- Work to complete -
How many lines in the records below contain the word "DbImage"? State only that number.

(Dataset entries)
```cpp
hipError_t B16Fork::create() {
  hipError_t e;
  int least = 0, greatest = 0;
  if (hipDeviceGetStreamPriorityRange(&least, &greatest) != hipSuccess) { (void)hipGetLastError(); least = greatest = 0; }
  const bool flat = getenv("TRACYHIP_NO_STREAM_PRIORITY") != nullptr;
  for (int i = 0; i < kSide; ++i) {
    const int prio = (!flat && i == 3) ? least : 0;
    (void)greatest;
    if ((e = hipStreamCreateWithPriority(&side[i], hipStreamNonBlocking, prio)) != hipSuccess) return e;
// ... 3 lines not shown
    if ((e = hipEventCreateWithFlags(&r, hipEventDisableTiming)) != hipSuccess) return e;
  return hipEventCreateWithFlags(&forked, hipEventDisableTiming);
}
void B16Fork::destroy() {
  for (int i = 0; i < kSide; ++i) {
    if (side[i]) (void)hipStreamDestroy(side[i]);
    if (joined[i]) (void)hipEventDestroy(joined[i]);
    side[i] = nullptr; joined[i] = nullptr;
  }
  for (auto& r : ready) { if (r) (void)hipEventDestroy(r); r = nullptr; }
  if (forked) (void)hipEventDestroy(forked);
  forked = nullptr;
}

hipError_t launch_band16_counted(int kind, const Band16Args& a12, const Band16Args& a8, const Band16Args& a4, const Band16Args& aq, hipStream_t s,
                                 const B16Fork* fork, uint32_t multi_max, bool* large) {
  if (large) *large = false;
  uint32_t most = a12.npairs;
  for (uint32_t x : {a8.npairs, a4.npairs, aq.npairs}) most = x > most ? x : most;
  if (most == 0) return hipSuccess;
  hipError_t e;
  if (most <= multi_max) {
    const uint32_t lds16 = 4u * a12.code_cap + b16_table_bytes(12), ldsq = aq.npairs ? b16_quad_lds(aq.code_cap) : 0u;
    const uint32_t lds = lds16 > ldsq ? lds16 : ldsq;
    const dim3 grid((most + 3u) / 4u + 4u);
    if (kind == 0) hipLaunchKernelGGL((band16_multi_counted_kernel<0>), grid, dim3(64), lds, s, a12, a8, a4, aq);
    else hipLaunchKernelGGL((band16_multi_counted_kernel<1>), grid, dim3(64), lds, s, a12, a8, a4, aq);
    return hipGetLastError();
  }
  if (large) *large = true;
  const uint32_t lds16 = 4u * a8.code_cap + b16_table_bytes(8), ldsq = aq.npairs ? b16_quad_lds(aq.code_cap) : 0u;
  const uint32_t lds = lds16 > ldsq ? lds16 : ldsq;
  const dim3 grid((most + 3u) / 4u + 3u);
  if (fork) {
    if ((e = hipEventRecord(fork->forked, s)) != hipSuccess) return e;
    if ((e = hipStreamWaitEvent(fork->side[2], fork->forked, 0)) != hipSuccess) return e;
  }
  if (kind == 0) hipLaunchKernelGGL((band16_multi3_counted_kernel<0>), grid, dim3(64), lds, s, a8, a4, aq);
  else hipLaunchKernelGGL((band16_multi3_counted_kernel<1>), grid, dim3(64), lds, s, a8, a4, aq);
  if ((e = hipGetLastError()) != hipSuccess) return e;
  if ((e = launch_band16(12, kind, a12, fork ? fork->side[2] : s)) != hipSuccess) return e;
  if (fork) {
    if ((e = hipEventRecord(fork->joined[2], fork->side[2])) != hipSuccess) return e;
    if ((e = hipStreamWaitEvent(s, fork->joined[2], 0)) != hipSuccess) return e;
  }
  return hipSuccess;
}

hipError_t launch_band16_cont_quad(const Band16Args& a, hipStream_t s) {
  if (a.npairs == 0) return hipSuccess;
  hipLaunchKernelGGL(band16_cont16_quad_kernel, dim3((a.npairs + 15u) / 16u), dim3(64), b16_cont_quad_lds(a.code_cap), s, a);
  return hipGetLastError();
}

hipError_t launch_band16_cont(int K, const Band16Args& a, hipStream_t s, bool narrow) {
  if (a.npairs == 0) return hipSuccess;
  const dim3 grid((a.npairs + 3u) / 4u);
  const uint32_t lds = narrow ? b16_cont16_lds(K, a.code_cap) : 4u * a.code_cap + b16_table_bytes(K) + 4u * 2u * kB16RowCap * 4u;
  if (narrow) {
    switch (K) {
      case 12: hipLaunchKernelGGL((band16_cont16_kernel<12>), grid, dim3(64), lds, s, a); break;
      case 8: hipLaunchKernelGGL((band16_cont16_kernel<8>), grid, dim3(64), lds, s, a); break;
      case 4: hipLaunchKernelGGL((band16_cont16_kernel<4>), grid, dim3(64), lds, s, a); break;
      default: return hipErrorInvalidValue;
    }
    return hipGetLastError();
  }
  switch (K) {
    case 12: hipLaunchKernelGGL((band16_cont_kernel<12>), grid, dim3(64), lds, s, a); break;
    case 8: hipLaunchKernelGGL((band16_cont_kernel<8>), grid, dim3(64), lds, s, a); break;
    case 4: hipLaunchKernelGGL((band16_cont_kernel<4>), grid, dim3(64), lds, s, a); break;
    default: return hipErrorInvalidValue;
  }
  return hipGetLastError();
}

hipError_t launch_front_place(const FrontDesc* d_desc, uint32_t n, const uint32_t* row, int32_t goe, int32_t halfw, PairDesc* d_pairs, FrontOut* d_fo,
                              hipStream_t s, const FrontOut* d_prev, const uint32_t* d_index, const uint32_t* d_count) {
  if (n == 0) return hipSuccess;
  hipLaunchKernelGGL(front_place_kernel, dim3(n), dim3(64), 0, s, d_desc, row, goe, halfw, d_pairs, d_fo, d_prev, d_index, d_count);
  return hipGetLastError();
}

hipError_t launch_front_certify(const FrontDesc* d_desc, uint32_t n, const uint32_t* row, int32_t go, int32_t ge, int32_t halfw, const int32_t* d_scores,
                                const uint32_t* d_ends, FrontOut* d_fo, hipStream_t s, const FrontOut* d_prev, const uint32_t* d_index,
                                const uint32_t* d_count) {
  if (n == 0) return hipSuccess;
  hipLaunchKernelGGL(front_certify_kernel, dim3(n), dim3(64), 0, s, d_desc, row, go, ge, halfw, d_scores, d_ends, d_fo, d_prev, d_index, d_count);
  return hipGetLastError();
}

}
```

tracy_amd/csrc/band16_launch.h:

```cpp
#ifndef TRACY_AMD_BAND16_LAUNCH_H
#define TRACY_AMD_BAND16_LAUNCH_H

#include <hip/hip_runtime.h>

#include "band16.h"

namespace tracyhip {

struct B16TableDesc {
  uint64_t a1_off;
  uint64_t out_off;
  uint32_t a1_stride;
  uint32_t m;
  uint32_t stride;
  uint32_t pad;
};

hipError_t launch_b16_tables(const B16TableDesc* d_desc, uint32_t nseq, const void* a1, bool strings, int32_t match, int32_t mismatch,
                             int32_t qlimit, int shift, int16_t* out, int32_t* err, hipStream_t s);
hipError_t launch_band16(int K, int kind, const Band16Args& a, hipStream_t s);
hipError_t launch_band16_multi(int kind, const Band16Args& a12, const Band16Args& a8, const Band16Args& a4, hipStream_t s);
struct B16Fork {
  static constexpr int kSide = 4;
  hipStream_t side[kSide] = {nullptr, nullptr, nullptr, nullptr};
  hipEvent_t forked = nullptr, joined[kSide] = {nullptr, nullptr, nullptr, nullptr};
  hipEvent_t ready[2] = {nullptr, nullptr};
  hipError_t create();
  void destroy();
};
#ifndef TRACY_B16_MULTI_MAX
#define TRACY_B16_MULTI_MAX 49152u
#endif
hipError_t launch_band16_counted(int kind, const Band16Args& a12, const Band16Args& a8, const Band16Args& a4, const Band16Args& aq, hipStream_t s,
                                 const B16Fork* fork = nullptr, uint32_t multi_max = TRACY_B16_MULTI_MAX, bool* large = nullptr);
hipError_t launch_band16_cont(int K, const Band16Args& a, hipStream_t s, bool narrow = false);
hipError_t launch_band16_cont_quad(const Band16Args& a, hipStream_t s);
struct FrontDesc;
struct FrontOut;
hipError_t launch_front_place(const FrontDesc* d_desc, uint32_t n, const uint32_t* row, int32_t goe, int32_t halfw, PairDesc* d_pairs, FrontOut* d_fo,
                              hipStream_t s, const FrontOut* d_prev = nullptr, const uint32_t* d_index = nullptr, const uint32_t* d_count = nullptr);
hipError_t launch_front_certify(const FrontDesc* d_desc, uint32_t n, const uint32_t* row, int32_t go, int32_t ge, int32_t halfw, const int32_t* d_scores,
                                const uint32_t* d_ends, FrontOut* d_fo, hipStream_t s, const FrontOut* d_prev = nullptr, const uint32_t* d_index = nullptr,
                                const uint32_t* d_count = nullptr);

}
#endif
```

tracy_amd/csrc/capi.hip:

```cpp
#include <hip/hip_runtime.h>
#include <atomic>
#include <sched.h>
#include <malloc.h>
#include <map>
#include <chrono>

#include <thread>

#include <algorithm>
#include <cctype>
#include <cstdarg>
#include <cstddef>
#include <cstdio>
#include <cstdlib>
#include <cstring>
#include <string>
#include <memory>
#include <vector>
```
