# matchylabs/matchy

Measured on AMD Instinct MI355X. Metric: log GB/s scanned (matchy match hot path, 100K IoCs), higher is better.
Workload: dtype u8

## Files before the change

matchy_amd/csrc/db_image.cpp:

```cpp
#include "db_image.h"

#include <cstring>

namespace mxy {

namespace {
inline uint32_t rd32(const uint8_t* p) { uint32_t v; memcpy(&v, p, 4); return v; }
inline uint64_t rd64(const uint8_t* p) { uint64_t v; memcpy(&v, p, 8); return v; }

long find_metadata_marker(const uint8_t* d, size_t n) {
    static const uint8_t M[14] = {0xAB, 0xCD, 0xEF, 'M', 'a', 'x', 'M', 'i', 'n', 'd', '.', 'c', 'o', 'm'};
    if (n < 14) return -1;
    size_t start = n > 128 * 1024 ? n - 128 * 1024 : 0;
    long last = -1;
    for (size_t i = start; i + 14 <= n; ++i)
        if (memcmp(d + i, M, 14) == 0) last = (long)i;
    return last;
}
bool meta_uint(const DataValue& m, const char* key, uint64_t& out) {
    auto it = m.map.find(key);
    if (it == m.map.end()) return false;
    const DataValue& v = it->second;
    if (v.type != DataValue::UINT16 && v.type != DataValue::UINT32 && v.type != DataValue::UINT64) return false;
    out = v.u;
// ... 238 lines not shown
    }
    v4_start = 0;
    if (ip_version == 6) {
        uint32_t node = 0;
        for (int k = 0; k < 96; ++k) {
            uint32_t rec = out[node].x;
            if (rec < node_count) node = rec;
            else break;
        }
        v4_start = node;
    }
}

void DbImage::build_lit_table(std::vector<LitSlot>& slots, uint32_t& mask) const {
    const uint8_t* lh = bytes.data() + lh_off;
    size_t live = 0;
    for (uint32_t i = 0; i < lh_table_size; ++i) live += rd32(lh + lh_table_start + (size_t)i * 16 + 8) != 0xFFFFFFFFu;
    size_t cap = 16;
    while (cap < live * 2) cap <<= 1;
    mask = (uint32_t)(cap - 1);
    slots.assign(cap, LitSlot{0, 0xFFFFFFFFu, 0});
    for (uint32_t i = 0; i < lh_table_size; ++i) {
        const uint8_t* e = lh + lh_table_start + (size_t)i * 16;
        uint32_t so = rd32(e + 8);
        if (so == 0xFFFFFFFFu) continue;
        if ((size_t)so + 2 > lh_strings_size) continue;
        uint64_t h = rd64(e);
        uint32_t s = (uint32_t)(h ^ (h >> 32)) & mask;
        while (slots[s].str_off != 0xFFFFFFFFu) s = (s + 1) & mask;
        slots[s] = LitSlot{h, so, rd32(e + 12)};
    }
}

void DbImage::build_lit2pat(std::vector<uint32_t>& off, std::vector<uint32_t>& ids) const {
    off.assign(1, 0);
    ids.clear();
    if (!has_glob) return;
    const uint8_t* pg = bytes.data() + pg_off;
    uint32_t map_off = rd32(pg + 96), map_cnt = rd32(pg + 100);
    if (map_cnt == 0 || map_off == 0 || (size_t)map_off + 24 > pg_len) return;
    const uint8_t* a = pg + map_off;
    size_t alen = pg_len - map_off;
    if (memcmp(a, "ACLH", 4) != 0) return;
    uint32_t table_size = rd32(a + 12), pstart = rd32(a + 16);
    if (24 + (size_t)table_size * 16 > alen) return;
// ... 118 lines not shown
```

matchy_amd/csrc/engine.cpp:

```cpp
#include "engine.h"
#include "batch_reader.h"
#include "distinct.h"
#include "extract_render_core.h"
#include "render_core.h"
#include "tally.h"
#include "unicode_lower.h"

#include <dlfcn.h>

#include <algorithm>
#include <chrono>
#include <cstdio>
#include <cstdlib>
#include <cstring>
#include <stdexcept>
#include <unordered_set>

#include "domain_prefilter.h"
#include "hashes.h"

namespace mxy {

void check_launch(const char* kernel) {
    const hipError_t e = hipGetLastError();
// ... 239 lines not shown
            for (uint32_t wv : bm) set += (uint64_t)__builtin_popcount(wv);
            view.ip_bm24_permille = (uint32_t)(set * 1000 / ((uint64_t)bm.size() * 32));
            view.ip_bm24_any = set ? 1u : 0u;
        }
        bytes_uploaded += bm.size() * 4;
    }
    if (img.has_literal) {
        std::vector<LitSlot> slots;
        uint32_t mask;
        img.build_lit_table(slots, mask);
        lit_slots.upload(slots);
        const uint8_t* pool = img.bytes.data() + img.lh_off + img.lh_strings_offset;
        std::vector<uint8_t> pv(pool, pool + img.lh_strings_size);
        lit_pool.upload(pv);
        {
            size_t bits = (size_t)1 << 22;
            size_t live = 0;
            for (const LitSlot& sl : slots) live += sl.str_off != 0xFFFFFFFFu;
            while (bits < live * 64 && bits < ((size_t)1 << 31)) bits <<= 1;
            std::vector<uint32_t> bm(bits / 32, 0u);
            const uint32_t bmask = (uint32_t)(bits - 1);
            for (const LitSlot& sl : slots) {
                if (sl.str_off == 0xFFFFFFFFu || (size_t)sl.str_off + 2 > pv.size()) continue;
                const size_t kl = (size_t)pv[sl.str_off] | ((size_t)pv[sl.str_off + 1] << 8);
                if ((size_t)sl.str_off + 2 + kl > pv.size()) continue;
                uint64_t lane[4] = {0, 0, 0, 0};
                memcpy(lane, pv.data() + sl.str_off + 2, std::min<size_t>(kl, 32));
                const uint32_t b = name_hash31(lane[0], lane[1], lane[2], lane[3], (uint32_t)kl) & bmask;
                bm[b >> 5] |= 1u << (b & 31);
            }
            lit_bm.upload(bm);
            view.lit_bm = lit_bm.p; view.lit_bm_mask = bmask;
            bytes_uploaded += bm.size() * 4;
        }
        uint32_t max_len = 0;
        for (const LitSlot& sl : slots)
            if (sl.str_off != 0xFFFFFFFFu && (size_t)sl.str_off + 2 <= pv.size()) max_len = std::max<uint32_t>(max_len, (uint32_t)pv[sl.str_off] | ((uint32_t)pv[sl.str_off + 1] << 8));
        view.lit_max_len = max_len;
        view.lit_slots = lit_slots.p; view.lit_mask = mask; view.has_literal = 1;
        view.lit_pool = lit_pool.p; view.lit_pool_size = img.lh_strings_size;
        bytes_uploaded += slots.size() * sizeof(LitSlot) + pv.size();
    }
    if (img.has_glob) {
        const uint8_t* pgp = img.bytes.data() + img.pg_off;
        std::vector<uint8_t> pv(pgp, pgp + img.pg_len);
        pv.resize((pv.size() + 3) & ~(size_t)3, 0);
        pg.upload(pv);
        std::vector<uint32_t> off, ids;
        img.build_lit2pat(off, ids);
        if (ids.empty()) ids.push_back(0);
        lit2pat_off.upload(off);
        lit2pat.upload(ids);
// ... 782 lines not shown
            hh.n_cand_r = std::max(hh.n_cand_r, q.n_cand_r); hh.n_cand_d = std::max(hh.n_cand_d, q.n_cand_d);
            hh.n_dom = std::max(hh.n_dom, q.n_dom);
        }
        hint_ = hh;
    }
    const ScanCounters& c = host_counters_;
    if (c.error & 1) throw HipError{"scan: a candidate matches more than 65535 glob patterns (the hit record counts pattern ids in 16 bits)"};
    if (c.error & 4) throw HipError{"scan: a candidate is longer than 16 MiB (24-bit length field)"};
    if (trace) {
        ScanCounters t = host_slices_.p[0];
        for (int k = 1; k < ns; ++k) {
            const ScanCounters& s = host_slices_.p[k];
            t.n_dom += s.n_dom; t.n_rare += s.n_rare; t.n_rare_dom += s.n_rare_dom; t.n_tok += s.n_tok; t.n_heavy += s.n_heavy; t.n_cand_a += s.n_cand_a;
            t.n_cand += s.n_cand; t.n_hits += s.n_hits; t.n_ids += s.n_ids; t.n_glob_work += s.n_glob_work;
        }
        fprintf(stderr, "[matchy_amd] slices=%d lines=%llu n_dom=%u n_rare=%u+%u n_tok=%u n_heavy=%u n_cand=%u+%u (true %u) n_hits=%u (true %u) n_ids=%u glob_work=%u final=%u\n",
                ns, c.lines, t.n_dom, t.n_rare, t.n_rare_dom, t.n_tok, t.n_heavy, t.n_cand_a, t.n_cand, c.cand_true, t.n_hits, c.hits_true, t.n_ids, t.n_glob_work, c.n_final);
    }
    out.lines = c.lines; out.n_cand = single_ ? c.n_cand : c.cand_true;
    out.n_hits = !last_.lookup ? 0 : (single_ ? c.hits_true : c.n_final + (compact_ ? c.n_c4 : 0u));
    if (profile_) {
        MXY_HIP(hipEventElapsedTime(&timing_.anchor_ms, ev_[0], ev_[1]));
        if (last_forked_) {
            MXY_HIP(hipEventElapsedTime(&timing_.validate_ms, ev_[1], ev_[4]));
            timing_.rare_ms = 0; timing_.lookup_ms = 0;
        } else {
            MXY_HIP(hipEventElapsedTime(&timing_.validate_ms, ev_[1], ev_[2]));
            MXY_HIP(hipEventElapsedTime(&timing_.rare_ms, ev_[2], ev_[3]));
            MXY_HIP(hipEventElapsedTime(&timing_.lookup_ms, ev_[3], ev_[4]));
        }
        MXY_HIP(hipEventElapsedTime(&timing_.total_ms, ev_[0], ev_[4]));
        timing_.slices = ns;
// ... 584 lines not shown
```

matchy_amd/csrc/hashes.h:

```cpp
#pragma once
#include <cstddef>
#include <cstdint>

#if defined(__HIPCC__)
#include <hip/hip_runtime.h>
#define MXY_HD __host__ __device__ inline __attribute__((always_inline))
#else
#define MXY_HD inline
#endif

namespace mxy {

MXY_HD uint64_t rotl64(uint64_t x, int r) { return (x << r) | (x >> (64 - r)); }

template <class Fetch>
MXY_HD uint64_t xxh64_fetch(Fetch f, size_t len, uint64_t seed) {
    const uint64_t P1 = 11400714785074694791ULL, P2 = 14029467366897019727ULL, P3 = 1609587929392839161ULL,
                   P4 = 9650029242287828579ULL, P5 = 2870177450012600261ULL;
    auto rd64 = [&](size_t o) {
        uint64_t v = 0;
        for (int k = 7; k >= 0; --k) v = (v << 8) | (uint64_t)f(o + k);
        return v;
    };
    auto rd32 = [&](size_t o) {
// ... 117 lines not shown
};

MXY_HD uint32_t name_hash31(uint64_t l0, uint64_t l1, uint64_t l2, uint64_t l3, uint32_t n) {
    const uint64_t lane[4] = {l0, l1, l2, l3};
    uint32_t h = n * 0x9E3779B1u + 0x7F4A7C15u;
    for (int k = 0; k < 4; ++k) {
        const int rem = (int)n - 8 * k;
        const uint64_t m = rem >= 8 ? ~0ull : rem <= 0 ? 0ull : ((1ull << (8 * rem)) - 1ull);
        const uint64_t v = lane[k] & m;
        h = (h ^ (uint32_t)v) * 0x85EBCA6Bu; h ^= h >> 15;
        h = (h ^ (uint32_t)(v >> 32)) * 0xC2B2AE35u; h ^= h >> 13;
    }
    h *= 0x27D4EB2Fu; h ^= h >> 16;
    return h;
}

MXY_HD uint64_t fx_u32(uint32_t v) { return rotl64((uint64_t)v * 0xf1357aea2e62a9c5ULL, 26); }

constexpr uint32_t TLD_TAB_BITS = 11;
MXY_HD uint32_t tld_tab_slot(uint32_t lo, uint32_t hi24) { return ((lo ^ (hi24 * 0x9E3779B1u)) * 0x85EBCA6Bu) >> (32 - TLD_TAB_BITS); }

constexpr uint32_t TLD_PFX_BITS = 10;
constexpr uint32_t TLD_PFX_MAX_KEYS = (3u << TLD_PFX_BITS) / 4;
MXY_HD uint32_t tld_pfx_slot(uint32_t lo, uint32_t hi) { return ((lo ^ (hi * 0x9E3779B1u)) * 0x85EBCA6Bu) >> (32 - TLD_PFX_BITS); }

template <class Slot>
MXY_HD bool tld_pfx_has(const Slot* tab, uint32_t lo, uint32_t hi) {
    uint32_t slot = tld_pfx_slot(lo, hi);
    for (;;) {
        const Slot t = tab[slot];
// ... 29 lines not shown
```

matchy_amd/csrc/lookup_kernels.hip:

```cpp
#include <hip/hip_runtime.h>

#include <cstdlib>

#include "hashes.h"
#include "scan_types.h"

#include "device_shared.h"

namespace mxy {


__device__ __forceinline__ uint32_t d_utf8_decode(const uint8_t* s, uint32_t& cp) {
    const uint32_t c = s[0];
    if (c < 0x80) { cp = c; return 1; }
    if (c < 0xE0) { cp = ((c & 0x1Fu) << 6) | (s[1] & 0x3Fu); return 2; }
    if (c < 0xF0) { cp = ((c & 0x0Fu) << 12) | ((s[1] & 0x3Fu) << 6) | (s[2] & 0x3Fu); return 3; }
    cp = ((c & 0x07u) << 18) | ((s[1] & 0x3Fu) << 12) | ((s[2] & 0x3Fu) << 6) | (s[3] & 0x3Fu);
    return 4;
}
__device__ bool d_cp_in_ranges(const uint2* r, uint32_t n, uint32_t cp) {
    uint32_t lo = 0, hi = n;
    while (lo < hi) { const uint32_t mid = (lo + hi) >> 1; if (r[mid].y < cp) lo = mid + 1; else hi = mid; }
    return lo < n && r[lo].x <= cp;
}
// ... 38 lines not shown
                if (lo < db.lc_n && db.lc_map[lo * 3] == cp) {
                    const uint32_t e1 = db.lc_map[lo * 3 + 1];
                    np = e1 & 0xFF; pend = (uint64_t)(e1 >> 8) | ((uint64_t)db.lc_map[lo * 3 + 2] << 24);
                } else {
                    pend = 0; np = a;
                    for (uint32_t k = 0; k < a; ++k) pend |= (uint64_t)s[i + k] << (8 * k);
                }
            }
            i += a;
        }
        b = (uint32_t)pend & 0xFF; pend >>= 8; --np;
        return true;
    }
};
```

- Result of this task -
2